③ 重要な会計上の見積り及び当該見積りに用いた仮定
当社グループの連結財務諸表は、わが国において一般に公正妥当と認められている会計基準に基づき作成されており、その作成にあたって適用している重要な会計方針については「第5 経理の状況」に記載しております。また、この連結財務諸表の作成において必要とされる見積りについては、一定の会計基準の範囲内で継続して検証し、必要に応じて見直しを行っておりますが、見積りには不確実性が伴うため、実際とは異なる結果となることがあります。
連結財務諸表の作成にあたって用いた会計上の見積り及び仮定のうち、特に重要と考えるものは以下のとおりであります。

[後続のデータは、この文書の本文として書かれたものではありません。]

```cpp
__global__ __launch_bounds__(256) void export_tracks_kernel(vo_feat F, const vo_seq_ctl* __restrict__ ctl, int slot, int n,
                                                            int cap, int seq, unsigned long long* __restrict__ rec) {
  const int i = blockIdx.x * 256 + threadIdx.x;
  auto pack = [](int lo, int hi) { return (unsigned long long)(unsigned)lo | ((unsigned long long)(unsigned)hi << 32); };
  if (i == 0) {
// ... 452 lines not shown
    VO_HIP_TRY(ctx, hipMemcpyAsync(p->d_newkp, new_kp, (size_t)n2 * 16, hipMemcpyHostToDevice, st));
    VO_HIP_TRY(ctx, hipMemcpyAsync(p->d_pairs, pairs, (size_t)M * 8, hipMemcpyHostToDevice, st));
    vo_pairs_batch bt;
    bt.par = (int)(p->steps_submitted & 1);
    VO_TRY(vo_state_regroup_pairs(ctx, p->d_ctl, p->F[p->cur], p->F[1 - p->cur], p->d_pairs, M, p->d_newkp, n2, p->cap, nullptr,
                                  nullptr, nullptr, 1, &bt));
    VO_HIP_TRY(ctx, hipStreamSynchronize(st));
    p->cur = 1 - p->cur;
    vo_seq_ctl h;
    VO_HIP_TRY(ctx, mcpy(st, &h, p->d_ctl, sizeof(h), hipMemcpyDeviceToHost));
    memcpy(h.T_in_wc, T_wc, 96);
    memcpy(h.T_in_cw, T_cw, 96);
    h.n_cand = h.n_dropped = h.n_land = h.done = 0;
    h.next_id[bt.par] = h.next_id[bt.par ^ 1];
    h.id_step[bt.par] = h.id_step[bt.par ^ 1];
    VO_HIP_TRY(ctx, mcpy(st, p->d_ctl, &h, sizeof(h), hipMemcpyHostToDevice));
    std::vector<uint64_t> bits((size_t)p->words, ~0ull);
    if (p3p_inliers)
      for (int i = 0; i < h.n_tri; ++i)
        if (!p3p_inliers[i]) bits[i >> 6] &= ~(1ull << (i & 63));
    VO_HIP_TRY(ctx, mcpy(st, p->d_best_mask, bits.data(), bits.size() * 8, hipMemcpyHostToDevice));
  }
  if (phases & 1)
    VO_TRY(vo_state_candidates(ctx, p->d_ctl, p->F[p->cur], p->d_best_mask, p->d_cams, p->cfg.bearing_threshold, -1, p->cap));
  if (phases & 2)
    VO_TRY(vo_state_landmarks(ctx, p->d_ctl, p->F[p->cur], p->d_cams, -1, p->cap, nullptr, nullptr, 0u));
  VO_HIP_TRY(ctx, hipStreamSynchronize(st));
  return VO_OK;
}

int vo_pipeline_export_state_post_seq(vo_pipeline* p, int seq, const vo_step_result* r, int cap, double* d_record) {
  if (!p || !r || !d_record) return VO_EINVAL;
  vo_ctx* ctx = p->ctx;
  VO_REQUIRE(ctx, cap >= 0 && seq >= 0 && seq < p->S, "pipeline_export_state: bad capacity or sequence index");
  pose17 h;
  for (int row = 0; row < 3; ++row) {
    for (int c = 0; c < 3; ++c) h.v[4 * row + c] = r->R_refined[3 * row + c];
    h.v[4 * row + 3] = r->t_refined[row];
  }
  h.v[12] = h.v[13] = h.v[14] = 0.0;
  h.v[15] = 1.0;
  const int n = r->best_index >= 0 ? (r->n_triangulated < cap ? r->n_triangulated : cap) : 0;
  h.v[16] = (double)n;
  const int threads = n * 3 > 17 ? n * 3 : 17;
  {
    vo_prof_scope ps(ctx, VO_K_EXPORT);
    hipLaunchKernelGGL(export_state_kernel, dim3(vo_cdiv(threads, 256)), dim3(256), 0, ctx->stream, h,
// ... 129 lines not shown
```

### visual-odometry-project_amd/csrc/pipeline_step.hip

```cpp
#include "pipeline.h"

#pragma clang fp contract(off)

namespace {

__global__ __launch_bounds__(64) void detect_decide_kernel(const vo_seq_ctl* __restrict__ ctl, int S, double limit, int n_det,
                                                           int force, int* __restrict__ go, double losses) {
  const int q = blockIdx.x * 64 + threadIdx.x;
  if (q >= S) return;
  if (ctl[q].fault & VO_FAULT_IDLE) {
    go[q] = 0;
    return;
  }
  const int n2 = ctl[q].n2;
  const int lost = max(ctl[q].n_in - (ctl[q].redetected ? (n_det < 0 ? ctl[q].num_features : n_det) : 0) - n2, 0);
  go[q] = (force || limit < 0.0 || (limit > 0.0 && (double)n2 - losses * (double)lost < (double)ctl[q].num_features * limit)) ? 1 : 0;
}

__global__ void ctl_resume_kernel(vo_seq_ctl* __restrict__ ctl) {
  ctl->fault = 0;
  ctl->n_p3p = ctl->n_tri;
}

__global__ __launch_bounds__(256) void sift_kp_f64_kernel(const float* __restrict__ rows, const int* __restrict__ n, int cap,
// ... 152 lines not shown
  p->gen_upto[q] = target;
  return VO_OK;
}

static vo_pose_job make_pose_job(vo_pipeline* p, const vo_feat& B, int do_replay, int q0) {
  const vo_pipeline_config& c = p->cfg;
  const size_t q = (size_t)q0;
  vo_pose_job j;
  j.ctl = p->d_ctl + q;
  j.rp.valid = p->d_valid + q * c.hyp;
  j.rp.counts = p->d_counts + q * c.hyp;
  j.rp.R = p->d_R + q * c.hyp * 9;
  j.rp.t = p->d_t + q * c.hyp * 3;
  j.rp.masks = (const unsigned long long*)p->d_masks + q * c.hyp * p->words;
  j.rp.words = p->words;
  j.rp.hyp = c.hyp;
  j.rp.table = p->d_table;
  j.rp.table_len = p->table_len;
  j.rp.max_it = c.ransac_max_iterations;
  j.rp.best_mask = (unsigned long long*)p->d_best_mask + q * p->words;
  j.do_replay = do_replay;
  j.B = vo_feat_seq(B, q);
  j.cam = p->d_cams + q;
  j.bearing_thr = c.bearing_threshold;
  j.max_iter = c.refine_iters;
  j.tail = 0;
  j.res = nullptr;
  j.seq_word = nullptr;
  j.seq = 0u;
  static const int stamps = getenv("VO_POSE_STAMPS") ? 1 : 0;
  j.stamps = stamps;
  j.debug_fault_every = 0;
  return j;
}

static int enqueue_tracker(vo_pipeline* p, const vo_pipeline::flight_t& f, bool with_pyramid, int q0, int Sn) {
  vo_ctx* ctx = p->ctx;
  const vo_pipeline_config& c = p->cfg;
  const vo_feat A = vo_feat_seq(p->F[f.fcur], (size_t)q0);
  hipStream_t ts = p->trk->stream;
  if (with_pyramid) VO_TRY(enqueue_pyramid(p, f.next_idx, f.b));
  if (f.k > 0 && hipEventQuery(p->evRegroup[(f.k - 1) & 1]) != hipSuccess)
    VO_HIP_TRY(ctx, hipStreamWaitEvent(ts, p->evRegroup[(f.k - 1) & 1], 0));
  if (hipEventQuery(p->evDet[f.a]) != hipSuccess) VO_HIP_TRY(ctx, hipStreamWaitEvent(ts, p->evDet[f.a], 0));
  vo_seq_ctl* ctl = p->d_ctl + q0;
  vo_klt_source src;
  src.n = &ctl->n2;
// ... 64 lines not shown
  const size_t q = (size_t)q0;
  const vo_feat B = vo_feat_seq(p->F[1 - f.fcur], q);
  vo_seq_ctl* ctl = p->d_ctl + q0;
  vo_hyp_batch hb;
  hb.S = Sn;
  hb.X = (size_t)p->cap * 3;
  hb.x = (size_t)p->cap * 2;
  hb.raws = p->ring_len;
  hb.ctl = sizeof(vo_seq_ctl);
  hb.cam = reinterpret_cast<const double*>(p->d_cams + q);
  hb.cam_stride = sizeof(vo_cam) / sizeof(double);
  VO_TRY(vo_p3p_hypotheses_ring_dev(ctx, B.land, B.kp64, &ctl->n_p3p, p->cap, c.K, p->d_raws + q * p->ring_len, &ctl->raw_pos,
                                    p->ring_len - 1, c.hyp, c.p3p_thr_sq, p->d_R + q * c.hyp * 9, p->d_t + q * c.hyp * 3,
                                    p->d_valid + q * c.hyp, p->d_counts + q * c.hyp, p->d_masks + q * c.hyp * p->words,
                                    (uint32_t*)&ctl->solve_flag, (uint64_t*)&ctl->ts[2], &hb));
  vo_pose_job job = make_pose_job(p, p->F[1 - f.fcur], 1, q0);
  job.walk = 0;
  job.res = p->m_res + (size_t)f.rslot * p->S + q;
  job.seq_word = p->m_seq + (size_t)f.rslot * p->S + q;
  job.seq = seq;
  job.debug_fault_every = debug_pose_fault;
  VO_TRY(vo_frame_pose(ctx, job, Sn));
  const uint64_t* bm = p->d_best_mask + (size_t)q0 * p->words;
  return vo_state_walk_landmarks(ctx, ctl, B, bm, p->words, p->d_cams + q0, c.bearing_threshold, c.refine_iters > 0 ? 1 : 0,
                                 p->cap, p->d_pend + q * p->cap, job.res, job.seq_word, seq, Sn);
}

extern "C" int vo_sift_dev(vo_ctx* ctx, const uint8_t* d_img, int H, int W, int cap, float* d_kp, float* d_desc,
                           uint8_t* d_desc_u8, int32_t* d_n);
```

(工事契約の履行義務の充足に係る進捗度の見積りによる収益認識)
当社グループは、工事契約に係る収益について、履行義務を充足するにつれて、一定の期間にわたり収益を認識する方法にて算出しております。
工事原価総額は、個々の案件に特有の状況を織り込んだ実行予算を使用しておりますが、工事着工後の作業内容の変更や機器材料価格又は外注価格の変動等に伴い、履行義務の充足に係る進捗度が変動することにより、認識する収益の金額に影響を与える可能性があります。
(繰延税金資産の回収可能性)
当社グループは、繰延税金資産について、将来の事業計画に基づく課税所得の発生時期及び金額によって見積っており、回収可能性があると判断した将来減算一時差異について繰延税金資産を計上しております。
当該見積りは、将来の不確実な経済状況の変動などによって影響を受ける可能性があり、実際に発生した課税所得の時期及び金額が見積りと異なった場合、繰延税金資産の金額に重要な影響を与える可能性があります。